My Experience Working In A Psychiatric Facility

ladsin

I've seen a few questions lately about psychiatric facilities and figured I'd just write my own Take about my experiences in one. I worked in a locked-door psychiatric facility for a year before I moved across the country and I figured that there were some things I should point out that seems to be frequently asked about them.

My Experience Working In A Psychiatric Facility

Holding People Against Their Will

There's typically some conspiratorial type thinking that comes along when people start talking about psychiatric facility. Lay people seem to think that psychiatric facilities are going out of their way to lock up people against their will for some nefarious reasons. I think this is quite silly. Many facilities will have policies about holding people against their wills only in the case of a patient being a danger to themselves or others. For example my hospital mandated a 24 hour hold for persons who had survived a suicide attempt for monitoring and counseling. This was to ensure that the person wouldn't just leave the hospital and walk into the road and kill themselves. This is largely a protective move by the hospital to prevent the family of the person from suing. We additionally would frequently get patients from the police who had harmed themselves or others and needed some psychiatric evaluations or medication in an attempt to prevent this behavior from continuing. These people who are held against their will are done so for good reasons in my experience.

To demonstrate this point I'll give two examples.

-I had one patient who had postpartum psychosis and had attempted to kill herself and her child in response to severe command auditory hallucinations. She wanted to be released, but the hospital was concerned that she would get out and attempt to kill herself and child again and as such mandated that she be held against her will for a 24 hour evaluation. During that hold it was determined that she was a threat and her family asked that she be held for treatment. After a few weeks with counseling and medication she seemed to have gotten far better and last I heard she had gone home and was doing quite well.

- Another patient was suffering from drug-induced psychosis and these delusions were causing him to lash out at both family and others in the general populace. He was arrested and sent to us against his will for the safety of other people around him. While with us he attacked multiple staff members and had he not been with us he likely could have killed them.

My Experience Working In A Psychiatric Facility

Abuse By Staff

People frequently point out instances in which staff members abuse patients and say generalize this to all facilities. This simply seems to be a false generalization to me. It is important to remember that hospital staff are people too. Just like we can have bad police officers, bad nurses, bad teachers etc who abuse those in their care you can have some bad people working in psychiatric facilities too. I personally never saw this happen in my facility, but we had many safeguards to ensure that this wouldn't happen and if it did then the patient was protected. We had several cameras throughout the facility and if anyone was injured we'd go over the film to assess what happened. We additionally had a policy of no staff being alone with a patient, if a patient had to be stripped or confronted we had to always have at least two staff members present to ensure that there was no abuse. The only case I could think to bring up here was one instance in which I think the policy went too far.

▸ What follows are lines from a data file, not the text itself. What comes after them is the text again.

int osd_ctx_init(ldpc_ctx *ctx)
{
    const OsdTables &t = ctx->osd_tables;
    ctx->osd_ok = false;
    if (t.n != kOsdN || t.k != kOsdK) return LDPC_OK;
    OsdState *st = new OsdState();
    ctx->osd_state = st;
    {
        int base2[127];
        auto npairs = [](int t) { return (t - 1) / 2 - (t > 63 ? t - 63 : 0) + 1; };
        for (int sidx = 0; sidx < 127; ++sidx) {
            int acc = 0;
            for (int t = sidx + 1; t <= 125; ++t) acc += npairs(t);
            base2[sidx] = acc;
        }
        LDPC_HIP(hipMalloc((void **)&st->d_base2, sizeof(base2)));
        LDPC_HIP(hipMemcpy(st->d_base2, base2, sizeof(base2), hipMemcpyHostToDevice));
    }
    {
        double coef[64], cdf[65], t = 0.5;
        for (int i = 0; i < 64; ++i) coef[i] = (double)(64 - i) / (double)(i + 1);
        for (int q = 0; q < 6; ++q) t = t * t;
        double acc = t;
        cdf[0] = acc;
        for (int i = 0; i < 64; ++i) { t = t * coef[i] * (0.5 / 0.5); acc = acc + t; cdf[i + 1] = acc; }
        LDPC_HIP(hipMalloc((void **)&st->d_cdf_half, sizeof(cdf)));
        LDPC_HIP(hipMemcpy(st->d_cdf_half, cdf, sizeof(cdf), hipMemcpyHostToDevice));
    }
    LDPC_HIP(hipMalloc((void **)&st->d_index_errors, sizeof(unsigned long long)));
    LDPC_HIP(hipMemset(st->d_index_errors, 0, sizeof(unsigned long long)));
    if (int rc = pb_ctx_init(ctx)) return rc;
    ctx->osd_ok = true;
    return LDPC_OK;
}

static void free_stream_ws(StreamWs &w)
{
    (void)hipFree(w.d_perm); (void)hipFree(w.d_parity); (void)hipFree(w.d_index_safe);
    (void)hipFree(w.d_pb_ctl); (void)hipFree(w.d_pb_list); (void)hipFree(w.d_pb_spill); (void)hipFree(w.d_pb_prep);
    (void)hipFree(w.d_pb_carry);
    w = StreamWs();
}

void osd_ctx_release(ldpc_ctx *ctx)
{
    if (OsdState *st = state(ctx)) {
        for (auto &kv : st->ws) free_stream_ws(kv.second);
        (void)hipFree(st->d_base2);
        (void)hipFree(st->d_cdf_half);
        (void)hipFree(st->d_index_errors);
        delete st;
    }
    ctx->osd_state = nullptr;
}

bool stream_capturing(hipStream_t s)
{
    hipStreamCaptureStatus cs = hipStreamCaptureStatusNone;
    return hipStreamIsCapturing(s, &cs) == hipSuccess && cs != hipStreamCaptureStatusNone;
}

- We had one patient who was a young child who suffered from extreme autism and was prone to hurt himself and engage in other aberrant behaviors that required he be always within arms distance from a staff member. He would frequently pace about within any region he could and as such at night we would sit in a chair by the door to his room to effectively block it off as a possible route for him to walk in. This would just leave him to pace within his own room but not go outside at night as he would wake up other patients (and we'd have to force him to wear clothes which was very difficult because he didn't like them). One doctor walked in and saw this and despite no abuse occurring the doctor had the staff member fired because... well just because.

Injuries In The Facility

This partially goes along with the previous section, but I think it's important to separate these two on the basis of intention. During my year we had several patients be injured and although most of them were self-inflicted a few of them came about during conflict with staff members. These are far more rare than self-inflicted injuries, but even then in my experience were explicable. We also had to undergo training for how to take a violent patient down safely, but two injuries stick out from my memory.

- One woman was attacking staff members and was chasing after a security guard. He put his arms up in defense of his face and she ran into his elbow crushing her orbital socket. This was her fault and when I took her to the hospital for surgery she apologized for her behavior, but still the hospital paid for her surgery.

- The other injury was an older man who woke up and thought we were his sons and raping him. He started punching us and screaming. When going to hold him down and give him medication to calm him his arm was fractured. This was likely due to his age and not abuse or excessive force on the part of the staff members.

My Experience Working In A Psychiatric Facility

History

This is one that I don't disagree with. Psychiatric facilities and the field as a whole have come a long way. I don't think this is relevant to facilities today, but it is a blight on their history. Thankfully as the facilities and the science as a whole have progressed these problems have fallen by the wayside, but it's important to remember how recent this was a problem.

- I had one patient who had been in and out of facilities for decades and he was telling me about how it was when he first started with the ice-baths and electro-shock without muscle relaxers.

Conclusion

I'm not sure how well this went and my thoughts were kind of all over the place. My general point is that in my experience psychiatric facilities are far more helpful than they are detrimental, and the problems pointed out by others who think they're bad are all explicable.